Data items

# PolyChord/PolyChordLite

Measured on AMD Instinct MI355X. Metric: likelihood evals/sec, 20D Gaussian nlive=2000, higher is better.
Workload: dtype f64; 1 GPU; configs[1]: 20-D Gaussian, nlive=2000, num_repeats=40, one full run per step; batch_chains=1000, parallelism=repeat-sharded x1, mode=one run at a time per GPU; R runs in step: roofline.in_step

## Files before the change

polychordlite_amd/csrc/pc_update.hip:

```cpp
#include "pc_state.h"
#include "pc_launch.h"
#include "pc_upd_flag.h"
#include <atomic>
#include <cstdio>
#include <cstdlib>


__device__ __forceinline__ void upd_stage_masked(const double *src0, unsigned long long mask, unsigned long long mmask, double *dst,
                                                 double *tile, int TS, const double *sh, int D, int nT, int lane)
{
    const int ne = dst ? nT : D + 1;
    int n = 0;
    while (mask) {
        int idx[16], cnt = 0;
#pragma unroll
        for (int u = 0; u < 16; ++u) {
            idx[u] = 0;
            if (mask) { idx[u] = __ffsll((long long)mask) - 1; mask &= mask - 1; cnt = u + 1; }
        }
        for (int e = lane; e < ne; e += 64) {
            double v[16];
#pragma unroll
            for (int u = 0; u < 16; ++u) if (u < cnt) v[u] = (e < nT) ? src0[(size_t)idx[u] * nT + e] : 0.0;
            if (dst) {
#pragma unroll
                for (int u = 0; u < 16; ++u) if (u < cnt) dst[(size_t)(n + u) * nT + e] = v[u];
            }
            if (e <= D) {
                const double s = e < D ? sh[e] : 0.0;
#pragma unroll
                for (int u = 0; u < 16; ++u)
                    if (u < cnt && ((mmask >> idx[u]) & 1ull))
                        tile[(size_t)__popcll(mmask & ((1ull << idx[u]) - 1ull)) * TS + e] = e < D ? v[u] - s : 1.0;
            }
        }
        n += cnt;
    }
}

__global__ __launch_bounds__(UPD_NT) void k_upd_flag(PcState S, int nph, unsigned char *keep, int *blk_count, int def, int nblk) { upd_flag_body<false>(S, nph, keep, blk_count, def, nblk, (int)blockIdx.x * 4 + (int)(threadIdx.x >> 6)); }
__global__ __launch_bounds__(UPD_NT) void k_upd_flag_many(const PcManyRec *R, int def) { const PcManyView r = pc_many_view(R, blockIdx.y); if ((int)blockIdx.x * 4 >= r.ia[PC_REC_I_BLOCKS]) return; upd_flag_body<false>(r.S, r.ia[PC_REC_I_ROWS], (unsigned char *)r.p[PC_REC_KEEP], (int *)r.p[PC_REC_BLK], def, r.ia[PC_REC_I_BLOCKS], (int)blockIdx.x * 4 + (int)(threadIdx.x >> 6)); }

__device__ __forceinline__ bool upd_ticket_last(int *ctr, int n, int *last_s)
{
    asm volatile("s_waitcnt vmcnt(0)" ::: "memory");
    __syncthreads();
    if (threadIdx.x == 0) {
        const int t = __hip_atomic_fetch_add(ctr, 1, __ATOMIC_RELAXED, __HIP_MEMORY_SCOPE_AGENT);
        const int last = t == n - 1;
        if (last) {
            __builtin_amdgcn_fence(__ATOMIC_ACQUIRE, "agent");
            asm volatile("s_waitcnt vmcnt(0)" ::: "memory");
            __hip_atomic_store(ctr, 0, __ATOMIC_RELAXED, __HIP_MEMORY_SCOPE_AGENT);
        }
        *last_s = last;
    }
    __syncthreads();
    return *last_s != 0;
}
#define UPD_TICKET_FLAG 1
#define UPD_TICKET_FINAL 2
#define UPD_TICKET_GROUP 16

#define UPD_SELF_BLOCKS 4096
__global__ __launch_bounds__(UPD_NT) void k_upd_flag_scan(PcState S, int nph, unsigned char *keep, int *blk, int def, int nblk, int *ctr)
{
    __shared__ int last_s, wsum[4];
    upd_flag_body<false>(S, nph, keep, blk, def, nblk, (int)blockIdx.x * 4 + (int)(threadIdx.x >> 6));
    if (!upd_ticket_last(ctr + UPD_TICKET_FLAG, (int)gridDim.x, &last_s)) return;
    const int tid = threadIdx.x, lane = tid & 63, wv = tid >> 6, i0 = 16 * tid;
    int c[16], s = 0;
#pragma unroll
    for (int u = 0; u < 16; ++u) { c[u] = (i0 + u < nblk) ? blk[i0 + u] : 0; s += c[u]; }
    int inc = s;
#pragma unroll
    for (int o = 1; o < 64; o <<= 1) { const int t = __shfl_up(inc, o); if (lane >= o) inc += t; }
    if (lane == 63) wsum[wv] = inc;
    __syncthreads();
    int run = inc - s;
    for (int x = 0; x < wv; ++x) run += wsum[x];
#pragma unroll
    for (int u = 0; u < 16; ++u) { if (i0 + u < nblk) blk[i0 + u] = run; run += c[u]; }
    if (tid == UPD_NT - 1) ctr[0] = run;
}


__global__ __launch_bounds__(1024) void k_upd_scan(int *cnt, int n, int *total)
{
    __shared__ int wsum[16];
    __shared__ int carry_s;
    const int tid = threadIdx.x, lane = tid & 63, wv = tid >> 6;
    int carry = 0;
    for (int base = 0; base < n; base += 4096) {
        const int i0 = base + 4 * tid;
        int c[4];
#pragma unroll
        for (int u = 0; u < 4; ++u) c[u] = (i0 + u < n) ? cnt[i0 + u] : 0;
        const int s = (c[0] + c[1]) + (c[2] + c[3]);
        int inc = s;
#pragma unroll
        for (int o = 1; o < 64; o <<= 1) { const int t = __shfl_up(inc, o); if (lane >= o) inc += t; }
        if (lane == 63) wsum[wv] = inc;
        __syncthreads();
        int pre = carry;
        for (int x = 0; x < wv; ++x) pre += wsum[x];
        int run = pre + inc - s;
#pragma unroll
        for (int u = 0; u < 4; ++u) { if (i0 + u < n) cnt[i0 + u] = run; run += c[u]; }
        if (tid == 1023) carry_s = pre + inc;
        __syncthreads();
        carry = carry_s;
    }
    if (tid == 0) *total = carry;
}

__global__ __launch_bounds__(UPD_NT) void k_upd_index(int nph, const unsigned char *keep, const int *blk_off, int *idx)
{
    __shared__ int cnt[4];
    const int tid = threadIdx.x, lane = tid & 63, wv = tid >> 6;
    const int j = blockIdx.x * UPD_ROWS + tid;
    const bool km = j < nph && (keep[j] & 2);
    const unsigned long long m = __ballot(km);
    if (lane == 0) cnt[wv] = __popcll(m);
    __syncthreads();
    int off = blk_off[blockIdx.x];
    for (int x = 0; x < wv; ++x) off += cnt[x];
    if (km) idx[off + __popcll(m & ((1ull << lane) - 1ull))] = j;
}
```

### WHAT YOU SHOULD DO
Check all the records above and select each line where the string "nblk" is found.

### WRITTEN ANSWER
__global__ __launch_bounds__(UPD_NT) void k_upd_flag(PcState S, int nph, unsigned char *keep, int *blk_count, int def, int nblk) { upd_flag_body<false>(S, nph, keep, blk_count, def, nblk, (int)blockIdx.x * 4 + (int)(threadIdx.x >> 6)); }
__global__ __launch_bounds__(UPD_NT) void k_upd_flag_scan(PcState S, int nph, unsigned char *keep, int *blk, int def, int nblk, int *ctr)
    upd_flag_body<false>(S, nph, keep, blk, def, nblk, (int)blockIdx.x * 4 + (int)(threadIdx.x >> 6));
    for (int u = 0; u < 16; ++u) { c[u] = (i0 + u < nblk) ? blk[i0 + u] : 0; s += c[u]; }
    for (int u = 0; u < 16; ++u) { if (i0 + u < nblk) blk[i0 + u] = run; run += c[u]; }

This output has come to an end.